* WHAT YOU WILL DO:
Scan the following material for the string "beyond" and copy each line in which it appears.
=== Begin Enclosure ===
static void analyze_into_records(WorldHipContext *c, int n_utt, int fs, const double *d_x, int x_stride, const int *x_length,
                                 const HarvestOption *hopt, const CheapTrickOption *copt, const D4COption *dopt,
                                 long long first_row, double *d_block, int cols, int code_ndim) {
  const int nb = copt->fft_size / 2 + 1;
  const int wire = code_ndim == 0 && cols == record_cols(copt->fft_size, 1) ? 1 : 0;
  std::vector<int> nf(n_utt);
  int f_stride = 1;
  for (int u = 0; u < n_utt; ++u) {
    nf[u] = frame_count(fs, x_length[u], hopt->frame_period);
    f_stride = std::max(f_stride, nf[u]);
  }
  const std::vector<int> rows = record_rows(nf.data(), n_utt, first_row);
  const size_t fr = (size_t)n_utt * f_stride;
  if (c->pk_cap < 2 * fr) {
    devrt::sync(c->stream);
    put_table(c, c->d_pk, 2 * fr + fr / 4);
    c->pk_cap = 2 * fr + fr / 4;
  }
  devrt::dpoison(c->d_pk, sizeof(double) * c->pk_cap, c->stream);
  double *d_tpos = c->d_pk, *d_f0 = c->d_pk + fr;
  run_harvest(c, n_utt, fs, d_x, x_stride, x_length, hopt, f_stride, d_tpos, d_f0);
  RowLayout lay_sp, lay_ap;
  lay_sp.rows = lay_ap.rows = rows.data(); lay_sp.stride = lay_ap.stride = (size_t)cols;
  lay_sp.f32 = lay_ap.f32 = wire == 1;
  const size_t elem = wire == 1 ? sizeof(float) : sizeof(double);
  lay_sp.col_bytes = 2 * sizeof(double);
  lay_ap.col_bytes = 2 * sizeof(double) + (code_ndim > 0 ? sizeof(double) * code_ndim : elem * nb);
  lay_ap.rec = d_block;
  if (code_ndim > 0) {
    const CodecTables &t = codec_tables(c, fs, copt->fft_size);
    lay_sp.code_dims = code_ndim;
    lay_sp.code_knot = t.d_knot_code; lay_sp.code_frac = t.d_frac_code; lay_sp.code_w_re = t.d_wc_re; lay_sp.code_w_im = t.d_wc_im;
    lay_ap.code_dims = number_of_aperiodicities(fs);
  }
  run_spectral_stages(c, n_utt, fs, d_x, x_stride, x_length, nf.data(), f_stride, d_tpos, d_f0, copt, dopt, d_block,
                      d_block, lay_sp, lay_ap);
}
static void run_analyze_packed(WorldHipContext *c, int n_utt, int fs, const double *d_x, int x_stride, const int *x_length,
                               const HarvestOption *hopt, const CheapTrickOption *copt, const D4COption *dopt,
                               long long first_row, double *d_block, int cols) {
  check_batch(n_utt, fs, d_x, x_stride, x_length);
  const int wire = cols == record_cols(copt->fft_size, 1) ? 1 : 0;
  if (cols != record_cols(copt->fft_size, wire))
    fail("analyze_packed: %d columns, fft_size %d needs %d (f64 records) or %d (f32 spectra)", cols, copt->fft_size,
         record_cols(copt->fft_size, 0), record_cols(copt->fft_size, 1));
  if (!d_block) fail("analyze_packed: null block");
  if (first_row < 0) fail("analyze_packed: negative first_row");
  analyze_into_records(c, n_utt, fs, d_x, x_stride, x_length, hopt, copt, dopt, first_row, d_block, cols, 0);
}

static int coded_cols(int fs, int ndim) { return 2 + ndim + number_of_aperiodicities(fs); }
static void run_analyze_coded(WorldHipContext *c, int n_utt, int fs, const double *d_x, int x_stride, const int *x_length,
                              const HarvestOption *hopt, const CheapTrickOption *copt, const D4COption *dopt, int ndim,
                              long long first_row, double *d_block, int cols) {
  check_batch(n_utt, fs, d_x, x_stride, x_length);
  if (!d_block) fail("analyze_coded: null block");
  if (first_row < 0) fail("analyze_coded: negative first_row");
  const int nap = number_of_aperiodicities(fs);
  if (nap < 1) fail("analyze_coded: fs=%d has no aperiodicity band", fs);
  if (3000.0 * nap > fs / 2.0) fail("analyze_coded: band centre beyond fs/2");
  if (ndim < 1 || ndim > copt->fft_size / 4 + 1) fail("analyze_coded: number_of_dimensions %d outside [1, fft_size/4+1]", ndim);
  if (cols != coded_cols(fs, ndim)) fail("analyze_coded: %d columns, %d coefficients at fs=%d need %d", cols, ndim, fs, coded_cols(fs, ndim));
  analyze_into_records(c, n_utt, fs, d_x, x_stride, x_length, hopt, copt, dopt, first_row, d_block, cols, ndim);
}

static void run_synthesis_records(WorldHipContext *c, int n_utt, int fs, double frame_period, int fft_size,
                                  const int *n_frames, long long first_row, const double *d_block, int cols, int wire,
                                  int ndim, const int *y_length, int y_stride, double *d_y) {
  if (n_utt <= 0) fail("n_utt must be positive");
  if (fs <= 0 || frame_period <= 0) fail("fs and frame_period must be positive");
  if (!d_block) fail("synthesis_records: null block");
  if (!d_y || !n_frames || !y_length) fail("null buffer");
  if (first_row < 0) fail("synthesis_records: negative first_row");
  if (wire < 0 || wire > 2) fail("synthesis_records: wire %d (0: f64 records, 1: f32 records, 2: coded records)", wire);
  refuse_shape_limit(15, fs, fft_size);
  const int lg = ilog2_exact(fft_size), nb = fft_size / 2 + 1;
  int nap = 0;
  if (wire == 2) {
    nap = number_of_aperiodicities(fs);
    if (nap < 1) fail("synthesis_records: fs=%d has no aperiodicity band (needs fs >= 12 kHz)", fs);
    if (3000.0 * nap > fs / 2.0) fail("synthesis_records: band centre beyond fs/2");
    if (ndim < 1 || ndim > fft_size / 4 + 1)
      fail("synthesis_records: number_of_dimensions %d outside [1, fft_size/4+1]", ndim);
    if (cols != coded_cols(fs, ndim))
      fail("synthesis_records: %d columns, %d coefficients at fs=%d need %d", cols, ndim, fs, coded_cols(fs, ndim));
  } else if (cols != record_cols(fft_size, wire)) {
    fail("synthesis_records: %d columns, wire %d at fft_size %d needs %d", cols, wire, fft_size, record_cols(fft_size, wire));
  }
  long long total = 0;
  int max_y = 0, max_frames = 0;
  for (int u = 0; u < n_utt; ++u) {
    if (n_frames[u] < 2) fail("n_frames[%d]=%d: synthesis needs 2 frames", u, n_frames[u]);
    if (y_length[u] < 1 || y_length[u] > y_stride) fail("y_length[%d]=%d outside [1, y_stride]", u, y_length[u]);
    total += n_frames[u];
    max_y = std::max(max_y, y_length[u]);
    max_frames = std::max(max_frames, n_frames[u]);
  }
  const std::vector<int> src = record_rows(n_frames, n_utt, first_row), dst = record_rows(n_frames, n_utt, 0);
  SynthRows rows;
  if (wire == 0) {
    rows.f0 = d_block + 1; rows.sp = d_block + 2; rows.ap = d_block + 2 + nb;
    rows.first_row.assign(src.begin(), src.end()); rows.row_stride = rows.f0_stride = (size_t)cols;
    synthesize_rows(c, n_utt, fs, frame_period, fft_size, n_frames, rows, y_length, y_stride, max_y, d_y);
    return;
  }
  StageRecordsParams sp;
  sp.n_utt = n_utt; sp.wire = wire; sp.fft_size = fft_size; sp.lg_md = lg - 1; sp.ndim = ndim; sp.nap = nap;
  sp.block = d_block; sp.cols = cols;
  sp.knot_sp = sp.knot_ap = nullptr; sp.frac_sp = sp.frac_ap = sp.w_re = sp.w_im = nullptr;
  auto carve = [&](Arena &a) {
    sp.f0 = a.take<double>((size_t)total);
    sp.sp = a.take<double>((size_t)total * nb); sp.ap = a.take<double>((size_t)total * nb);
  };
  hold_at_floor(c, "synthesis_records", carve, [&] {
    open_uploads(c);
    if (wire == 2) {
      const CodecTables &t = codec_tables(c, fs, fft_size);
      sp.knot_sp = t.d_knot_dec; sp.frac_sp = t.d_frac_dec; sp.w_re = t.d_wd_re; sp.w_im = t.d_wd_im;
      sp.knot_ap = t.d_knot_ap; sp.frac_ap = t.d_frac_ap;
    }
    sp.n_frames = upload(c, n_frames, n_utt);
    sp.src_row = upload(c, src); sp.dst_row = upload(c, dst);
    sp.tab = c->tab;
    launch_stage_records(sp, max_frames, c->stream);
    rows.f0 = sp.f0; rows.sp = sp.sp; rows.ap = sp.ap;
    rows.first_row.assign(dst.begin(), dst.end()); rows.row_stride = (size_t)nb; rows.f0_stride = 1;
    synthesize_rows(c, n_utt, fs, frame_period, fft_size, n_frames, rows, y_length, y_stride, max_y, d_y);
  });
}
=== End Enclosure ===
* SOLUTION TO THE PROBLEM:
  if (3000.0 * nap > fs / 2.0) fail("analyze_coded: band centre beyond fs/2");
    if (3000.0 * nap > fs / 2.0) fail("synthesis_records: band centre beyond fs/2");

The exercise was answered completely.